#### DIRECTIONS FOR THIS TASK
Output only the lines of the entries that follow, starting at the one with "B2_CUDA_CHECK(cudaEventRecord(kv->ev_fork, st));" and running down to the one with "B2_CUDA_CHECK(cudaEventRecord(kv->ev_join, run));", both included and unchanged.

[Stored data entries]
※ ※ ※

int decode_step_launch(b2_model* m, b2_kv* kv, int B, cudaStream_t st) {
    const b2_model_desc& d = m->d;
    const int h = d.hidden, I = d.inter, H = d.heads, V = d.vocab;
    const int nsplit = decode_nsplit(B, H, kv->max_seq, kv->e4m3() ? decode_attn_e4m3_ctas_per_sm() : decode_attn_ctas_per_sm());
    B2_TRY(embed_tokens(kv->tok.as<int32_t>(), m->embed.p, m->x.p, B, h, V, m->err_dev, st));
    const bool small4 = use_gemv_nf4(m, B);
    const bool sk = !small4 && use_skinny(kv, B);
    const bool small = !m->nf4 && !sk && B <= 8 && gemv_fits(B, h, I, ACT_NONE) && gemv_fits(B, 2 * I, h, ACT_SWIGLU) &&
                       gemv_fits(B, 3 * h, h, ACT_NONE) && gemv_fits(B, V, h, ACT_NONE);
    const bool f8 = sk && m->fp8_decode;
    for (int l = 0; l < d.layers; ++l) {
        LlamaLayer& L = m->ll[l];
        LayerW lw = {};
        if (!small4) B2_TRY(layer_weights(m, l, &lw, st));
        if (small4) {
            B2_TRY(gemv4(m->x.p, h, L.q_qkv, L.a_qkv, L.ln1.p, d.rms_eps, nullptr, 0, m->qkv.p, 3 * h, B, 3 * h, h, ACT_NONE, st));
        } else if (f8) {
            B2_TRY(rmsnorm_quant_e4m3(m->x.p, h, L.ln1.p, m->xq8.p, h, m->xscale.as<float>(), B, h, d.rms_eps, st));
            B2_TRY(skinny8(m, kv, L.wqkv8.p, L.s_qkv.as<float>(), nullptr, 0, m->qkv.p, 3 * h, 0, B, 3 * h, h, ACT_NONE, st));
        } else if (small) {
            B2_TRY(gemv(m->x.p, h, L.wqkv.p, h, L.ln1.p, d.rms_eps, nullptr, 0, m->qkv.p, 3 * h, 0, B, 3 * h, h,
                        ACT_NONE, st));
        } else if (sk) {
            B2_TRY(rmsnorm_bf16(m->x.p, h, L.ln1.p, m->xn.p, B, h, d.rms_eps, st));
            B2_TRY(skinny(kv, m->xn.p, h, lw.wqkv, h, nullptr, 0, m->qkv.p, 3 * h, 0, B, 3 * h, h, ACT_NONE, st));
        } else {
            B2_TRY(rmsnorm_bf16(m->x.p, h, L.ln1.p, m->xn.p, B, h, d.rms_eps, st));
            B2_TRY(gemm(m->xn.p, h, lw.wqkv, h, nullptr, nullptr, 0, m->qkv.p, 3 * h, 0, B, 3 * h, h, ACT_NONE, st));
        }
        DecodeAttnArgs da;
        da.qkv = m->qkv.p;
        da.kcache = kv->k_layer(l);
        da.vcache = kv->v_layer(l);
        da.cur_len = kv->len_dev.as<int32_t>();
        da.out = m->attn.p;
        da.partial = kv->attn_partial.as<float>();
        da.counters = kv->attn_counters.as<int32_t>();
        da.B = B; da.H = H; da.D = m->hd; da.Smax = kv->pitch; da.nsplit = nsplit;
        da.theta = d.rope_theta;
        da.scale = 1.0f / sqrtf((float)m->hd);
        if (kv->e4m3()) {
            da.kscale = kv->kscale.as<float>() + (size_t)l * kv->layer_rows();
            da.vscale = kv->vscale.as<float>() + (size_t)l * kv->layer_rows();
            B2_TRY(decode_attn_e4m3(da, st));
        } else {
            B2_TRY(decode_attn_bf16(da, st));
        }
        if (small4) {
            B2_TRY(gemv4(m->attn.p, h, L.q_o, L.a_o, nullptr, 0.f, m->x.p, h, m->x.p, h, B, h, h, ACT_NONE, st));
            B2_TRY(gemv4(m->x.p, h, L.q_gu, L.a_gu, L.ln2.p, d.rms_eps, nullptr, 0, m->act.p, I, B, 2 * I, h, ACT_SWIGLU, st));
            B2_TRY(gemv4(m->act.p, I, L.q_d, L.a_d, nullptr, 0.f, m->x.p, h, m->x.p, h, B, h, I, ACT_NONE, st));
        } else if (f8) {
            B2_TRY(quantize_rows_e4m3(m->attn.p, h, B, h, m->xq8.p, h, m->xscale.as<float>(), st));
            B2_TRY(skinny8(m, kv, L.wo8.p, L.s_o.as<float>(), m->x.p, h, m->x.p, h, 0, B, h, h, ACT_NONE, st));
            B2_TRY(rmsnorm_quant_e4m3(m->x.p, h, L.ln2.p, m->xq8.p, h, m->xscale.as<float>(), B, h, d.rms_eps, st));
            B2_TRY(skinny8(m, kv, L.wgu8.p, L.s_gu.as<float>(), nullptr, 0, m->act.p, I, 0, B, 2 * I, h, ACT_SWIGLU, st));
            B2_TRY(quantize_rows_e4m3(m->act.p, I, B, I, m->xq8.p, I, m->xscale.as<float>(), st));
            B2_TRY(skinny8(m, kv, L.wd8.p, L.s_d.as<float>(), m->x.p, h, m->x.p, h, 0, B, h, I, ACT_NONE, st));
        } else if (small) {
            B2_TRY(gemv(m->attn.p, h, L.wo.p, h, nullptr, 0.f, m->x.p, h, m->x.p, h, 0, B, h, h, ACT_NONE, st));
            B2_TRY(gemv(m->x.p, h, L.wgu.p, h, L.ln2.p, d.rms_eps, nullptr, 0, m->act.p, I, 0, B, 2 * I, h,
                        ACT_SWIGLU, st));
            B2_TRY(gemv(m->act.p, I, L.wd.p, I, nullptr, 0.f, m->x.p, h, m->x.p, h, 0, B, h, I, ACT_NONE, st));
        } else if (sk) {
            B2_TRY(skinny(kv, m->attn.p, h, lw.wo, h, m->x.p, h, m->x.p, h, 0, B, h, h, ACT_NONE, st));
            B2_TRY(rmsnorm_bf16(m->x.p, h, L.ln2.p, m->xn.p, B, h, d.rms_eps, st));
            B2_TRY(skinny(kv, m->xn.p, h, lw.wgu, h, nullptr, 0, m->act.p, I, 0, B, 2 * I, h, ACT_SWIGLU, st));
            B2_TRY(skinny(kv, m->act.p, I, lw.wd, I, m->x.p, h, m->x.p, h, 0, B, h, I, ACT_NONE, st));
        } else {
            B2_TRY(gemm(m->attn.p, h, lw.wo, h, nullptr, m->x.p, h, m->x.p, h, 0, B, h, h, ACT_NONE, st));
            B2_TRY(rmsnorm_bf16(m->x.p, h, L.ln2.p, m->xn.p, B, h, d.rms_eps, st));
            B2_TRY(gemm(m->xn.p, h, lw.wgu, h, nullptr, nullptr, 0, m->act.p, I, 0, B, 2 * I, h, ACT_SWIGLU, st));
            B2_TRY(gemm(m->act.p, I, lw.wd, I, nullptr, m->x.p, h, m->x.p, h, 0, B, h, I, ACT_NONE, st));
        }
    }
    if (f8) {
        B2_TRY(rmsnorm_quant_e4m3(m->x.p, h, m->final_norm.p, m->xq8.p, h, m->xscale.as<float>(), B, h, d.rms_eps, st));
        B2_TRY(skinny8(m, kv, m->lm_head8.p, m->s_head.as<float>(), nullptr, 0, m->logits.p, V, 1, B, V, h, ACT_NONE, st));
    } else if (small || (small4 && gemv_fits(B, V, h, ACT_NONE))) {
        B2_TRY(gemv(m->x.p, h, m->lm_head.p, h, m->final_norm.p, d.rms_eps, nullptr, 0, m->logits.p, V, 1, B, V, h,
                    ACT_NONE, st));
    } else if (sk) {
        B2_TRY(rmsnorm_bf16(m->x.p, h, m->final_norm.p, m->xn.p, B, h, d.rms_eps, st));
        B2_TRY(skinny(kv, m->xn.p, h, m->lm_head.p, h, nullptr, 0, m->logits.p, V, 1, B, V, h, ACT_NONE, st));
    } else {
        B2_TRY(rmsnorm_bf16(m->x.p, h, m->final_norm.p, m->xn.p, B, h, d.rms_eps, st));
        B2_TRY(gemm(m->xn.p, h, m->lm_head.p, h, nullptr, nullptr, 0, m->logits.p, V, 1, B, V, h, ACT_NONE, st));
    }
    {
        const char* e = getenv("B2_SAMPLE_LEGACY");
        if (e != nullptr && e[0] == '1' && kv->samp_host.do_sample == 0 && kv->samp_host.tag == 0 && kv->samp_host.per_row == 0) {
            B2_TRY(argmax_f32(m->logits.as<float>(), B, V, kv->tok.as<int32_t>(), st));
            B2_TRY(store_token(kv->tok.as<int32_t>(), kv->out_tokens.as<int32_t>(), kv->step_counter.as<int32_t>(), B, st));
            B2_TRY(add_i32(kv->step_counter.as<int32_t>(), 1, 1, st));
            B2_TRY(add_i32(kv->len_dev.as<int32_t>(), B, 1, st));
            return 0;
        }
    }
    B2_TRY(sample_publish(m->logits.as<float>(), V, B, kv->sstate.as<SampleState>(), kv->rows_dev.as<RowState>(), kv->tok.as<int32_t>(),
                          kv->out_tokens.as<int32_t>(), kv->step_counter.as<int32_t>(), kv->len_dev.as<int32_t>(),
                          kv->ring_dev, kv->ring_cap, SP_SELECT | SP_WRITE_OUT | SP_BUMP, 0, st));
    return 0;
}

int fork_stream(b2_kv* kv, cudaStream_t st, cudaStream_t* run) {
    if (st != nullptr && st != cudaStreamLegacy) { *run = st; return 0; }
    if (kv->own_stream == nullptr) {
        B2_CUDA_CHECK(cudaStreamCreateWithFlags(&kv->own_stream, cudaStreamNonBlocking));
        B2_CUDA_CHECK(cudaEventCreateWithFlags(&kv->ev_fork, cudaEventDisableTiming));
        B2_CUDA_CHECK(cudaEventCreateWithFlags(&kv->ev_join, cudaEventDisableTiming));
    }
    B2_CUDA_CHECK(cudaEventRecord(kv->ev_fork, st));
    B2_CUDA_CHECK(cudaStreamWaitEvent(kv->own_stream, kv->ev_fork, 0));
    *run = kv->own_stream;
    return 0;
}
int join_stream(b2_kv* kv, cudaStream_t st, cudaStream_t run) {
    if (run == st) return 0;
    B2_CUDA_CHECK(cudaEventRecord(kv->ev_join, run));
    B2_CUDA_CHECK(cudaStreamWaitEvent(st, kv->ev_join, 0));
    return 0;
}

bool use_mega(const b2_model* m, const b2_kv* kv, int B) {
    if (kv->e4m3()) return false;
    if (m->nf4) return false;
    if (!decode_mega_fits(B, m->d.hidden, m->d.inter) || m->d.layers > 48) return false;
    static int flag = -1;
    if (flag < 0) {
        const char* e = getenv("B2_DECODE_MEGA");
        flag = (e != nullptr && e[0] == '0') ? 0 : 1;
    }
    return flag == 1;
}

constexpr int kMegaL2AheadDefault = 0;
constexpr int kMegaFastPrologueDefault = 0;

int decode_step_mega(b2_model* m, b2_kv* kv, int B, cudaStream_t st) {
    const b2_model_desc& d = m->d;
    MegaParams p;
    p.layers = kv->mega_layers.as<MegaLayer>();
    p.L = d.layers; p.h = d.hidden; p.I = d.inter; p.H = d.heads; p.V = d.vocab; p.B = B; p.Smax = kv->pitch;
    int ns = (num_sms() * 16) / (B * d.heads);
    p.nsplit = ns < 1 ? 1 : (ns > 64 ? 64 : ns);
    p.embed = m->embed.as<bf16>(); p.final_norm = m->final_norm.as<bf16>(); p.lm_head = m->lm_head.as<bf16>();
    p.tok = kv->tok.as<int32_t>(); p.cur_len = kv->len_dev.as<int32_t>();
    p.out_tokens = kv->out_tokens.as<int32_t>(); p.step_counter = kv->step_counter.as<int32_t>();
    p.x = m->x.as<bf16>(); p.qkv = m->qkv.as<bf16>(); p.attn = m->attn.as<bf16>(); p.act = m->act.as<bf16>();
    p.logits = m->logits.as<float>();
    p.attn_partial = kv->attn_partial.as<float>(); p.attn_counters = kv->attn_counters.as<int32_t>();
    unsigned int* sync = kv->mega_sync.as<unsigned int>();
    p.bar_count = sync; p.done_count = sync + 2;
    p.bar_base = kv->mega_bar_base;
    kv->mega_bar_base += (unsigned int)(5 * d.layers + 2) * (unsigned int)num_sms();
    p.eps = d.rms_eps; p.theta = d.rope_theta;
    p.scale_log2 = (1.0f / sqrtf((float)m->hd)) * 1.4426950408889634f;
    const bool sampling = kv->samp_host.do_sample != 0 || kv->samp_host.per_row != 0;
    if (!sampling && kv->samp_host.tag != 0) { p.sstate = kv->sstate.as<SampleState>(); p.ring = kv->ring_dev; p.ring_cap = kv->ring_cap; }
    if (kv->samp_host.per_row) p.rows = kv->rows_dev.as<RowState>();
    {
        const char* e = getenv("B2_MEGA_L2_AHEAD");
        int ahead = e ? atoi(e) : kMegaL2AheadDefault;
        p.l2_ahead = ahead < 0 ? 0 : (ahead > 64 ? 64 : ahead) / 4 * 4;
        e = getenv("B2_MEGA_L2_MODE");
        p.l2_mode = (e && e[0] == '2') ? 2 : 1;
        e = getenv("B2_MEGA_FAST_PROLOGUE");
        p.fast_prologue = e ? (e[0] != '0') : kMegaFastPrologueDefault;
        e = getenv("B2_MEGA_GAMMA_SMEM");
        p.gamma_smem = e ? (e[0] != '0') : 1;
    }
    static int trace_mode = -1;
    if (trace_mode < 0) { const char* e = getenv("B2_MEGA_TRACE"); trace_mode = (e && e[0] != 0) ? 1 : 0; }
    if (trace_mode == 1) {
        static int steps_seen = 0;
        if (++steps_seen == 40) {
            const int n = (5 * d.layers + 2) * 4;
            DevBuf tb;
            B2_TRY(tb.alloc((size_t)n * 8));
            cudaMemset(tb.p, 0, (size_t)n * 8);
            p.trace = tb.as<long long>();
            int r = decode_mega(p, st);
            cudaStreamSynchronize(st);
            std::vector<long long> host(n);
            cudaMemcpy(host.data(), tb.p, (size_t)n * 8, cudaMemcpyDeviceToHost);
            FILE* f = fopen(getenv("B2_MEGA_TRACE"), "w");
            if (f) {
                for (int ph = 0; ph <= 5 * d.layers; ++ph)
                    fprintf(f, "%d %lld %lld %lld %lld %lld\n", ph, host[ph * 4], host[ph * 4 + 1], host[ph * 4 + 2],
                            host[ph * 4 + 3], host[(ph + 1) * 4]);
                fclose(f);
            }
            tb.free();
            return r;
        }
    }
    B2_TRY(decode_mega(p, st));
    if (sampling)
        B2_TRY(sample_publish(m->logits.as<float>(), d.vocab, B, kv->sstate.as<SampleState>(), kv->rows_dev.as<RowState>(), kv->tok.as<int32_t>(),
                              kv->out_tokens.as<int32_t>(), kv->step_counter.as<int32_t>(), kv->len_dev.as<int32_t>(),
                              kv->ring_dev, kv->ring_cap, SP_SELECT | SP_WRITE_OUT, -1, st));
    return 0;
}

int decode_step_run(b2_model* m, b2_kv* kv, int B, cudaStream_t st) {
    if (use_mega(m, kv, B)) return decode_step_mega(m, kv, B, st);
    if (kv->warm_B != B) {
        if (kv->graph) { cudaGraphExecDestroy(kv->graph); kv->graph = nullptr; kv->graph_B = 0; }
        B2_TRY(decode_step_launch(m, kv, B, st));
        kv->warm_B = B;
        return 0;
    }
    if (kv->graph == nullptr || kv->graph_B != B) {
        if (kv->graph) { cudaGraphExecDestroy(kv->graph); kv->graph = nullptr; }
        cudaGraph_t graph = nullptr;
        B2_CUDA_CHECK(cudaStreamBeginCapture(st, cudaStreamCaptureModeThreadLocal));
        const unsigned long long launches_before = g_launch_count;
        int r = decode_step_launch(m, kv, B, st);
        g_launch_count = launches_before;
        cudaError_t e = cudaStreamEndCapture(st, &graph);
        if (r != 0) { if (graph) cudaGraphDestroy(graph); return r; }
        B2_CUDA_CHECK(e);
        e = cudaGraphInstantiate(&kv->graph, graph, 0);
        cudaGraphDestroy(graph);
        B2_CUDA_CHECK(e);
        kv->graph_B = B;
    }
    B2_CUDA_CHECK(cudaGraphLaunch(kv->graph, st));
    if (m->nf4) {
        const bool small4 = use_gemv_nf4(m, B);
        const bool head_gemv = small4 && gemv_fits(B, m->d.vocab, m->d.hidden, ACT_NONE);
        g_launch_count += 1 + (unsigned long long)m->d.layers * (small4 ? 5 : 8) + (head_gemv ? 1 : 2) + 1;
        return 0;
    }
    const bool small = !use_skinny(kv, B) && B <= 8 && gemv_fits(B, m->d.hidden, m->d.inter, ACT_NONE) &&
                       gemv_fits(B, m->d.vocab, m->d.hidden, ACT_NONE);
    const int per_layer = small ? 5 : ((m->fp8_decode && use_skinny(kv, B)) ? 9 : 7);
    g_launch_count += 1 + (unsigned long long)m->d.layers * per_layer + (small ? 1 : 2) + 1;
    return 0;
}

struct DeviceGuard {
    int prev = -1;
    explicit DeviceGuard(int dev) {
        if (cudaGetDevice(&prev) != cudaSuccess) prev = -1;
        if (prev != dev) cudaSetDevice(dev); else prev = -1;
    }
    ~DeviceGuard() { if (prev >= 0) cudaSetDevice(prev); }
    DeviceGuard(const DeviceGuard&) = delete;
    DeviceGuard& operator=(const DeviceGuard&) = delete;
};

int ws_enter(b2_model* m, cudaStream_t st) {
    if (m->ws_valid && m->ws_stream != st) B2_CUDA_CHECK(cudaStreamWaitEvent(st, m->ws_event, 0));
    return 0;
}
int ws_leave(b2_model* m, cudaStream_t st) {
    B2_CUDA_CHECK(cudaEventRecord(m->ws_event, st));
    m->ws_stream = st;
    m->ws_valid = true;
    return 0;
}

}

extern "C" {

int b2_init(int device) {
    B2_CUDA_CHECK(cudaSetDevice(device));
    cudaDeviceProp prop;
    B2_CUDA_CHECK(cudaGetDeviceProperties(&prop, device));
    if (prop.major != 9) {
        set_error("b2_init: device %d is sm_%d%d; this library only contains sm_90a code (no fallback path)", device,
                  prop.major, prop.minor);
        return -3;
    }
    return 0;
}

const char* b2_last_error(void) { return g_err; }
int b2_version(void) { return 5; }
unsigned long long b2_launch_count(void) { return g_launch_count; }

int b2_model_create(const b2_model_desc* desc, b2_model** out) {
    B2_CHECK_ARG(desc != nullptr && out != nullptr, "b2_model_create: null argument");
    const b2_model_desc& d = *desc;
    B2_CHECK_ARG(d.vit_hidden > 0 && d.vit_heads > 0 && d.vit_hidden / d.vit_heads == 64 &&
                     d.vit_hidden % 256 == 0 && d.vit_hidden <= 2048,
                 "b2_model_create: vision head_dim must be 64 and hidden a multiple of 256 (hidden=%d heads=%d)",
                 d.vit_hidden, d.vit_heads);
    B2_CHECK_ARG(d.hidden > 0 && d.heads > 0 && d.hidden / d.heads == 128 && d.hidden % 256 == 0,
                 "b2_model_create: decoder head_dim must be 128 and hidden a multiple of 256 (hidden=%d heads=%d)",
                 d.hidden, d.heads);
    B2_CHECK_ARG(d.inter % 256 == 0 && d.vit_inter % 8 == 0 && d.vocab % 8 == 0,
                 "b2_model_create: inter %% 256, vit_inter %% 8, vocab %% 8 must be 0");
    B2_CHECK_ARG(d.image_size % d.patch_size == 0, "b2_model_create: image_size not a multiple of patch_size");
    B2_CHECK_ARG(d.max_batch >= 1 && d.max_seq >= 1 && d.max_images >= 1, "b2_model_create: bad workspace sizing");
    const int live = d.vit_select_layer < 0 ? d.vit_layers + 1 + d.vit_select_layer : d.vit_select_layer;
    B2_CHECK_ARG(live >= 0 && live <= d.vit_layers, "b2_model_create: vit_select_layer %d out of range",
                 d.vit_select_layer);
    b2_model* m = new b2_model();
    m->d = d;
    cudaGetDevice(&m->device);
    const int g = d.image_size / d.patch_size;
    m->P = g * g;
    m->T = m->P + 1;
    const int kk = 3 * d.patch_size * d.patch_size;
    m->kpad = (kk + 7) / 8 * 8;
    m->vit_live = live;
    m->vit.resize(live);
    m->ll.resize(d.layers);
    *out = m;
    return 0;
}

※ ※ ※

#### YOUR RESPONSE
    B2_CUDA_CHECK(cudaEventRecord(kv->ev_fork, st));
    B2_CUDA_CHECK(cudaStreamWaitEvent(kv->own_stream, kv->ev_fork, 0));
    *run = kv->own_stream;
    return 0;
}
int join_stream(b2_kv* kv, cudaStream_t st, cudaStream_t run) {
    if (run == st) return 0;
    B2_CUDA_CHECK(cudaEventRecord(kv->ev_join, run));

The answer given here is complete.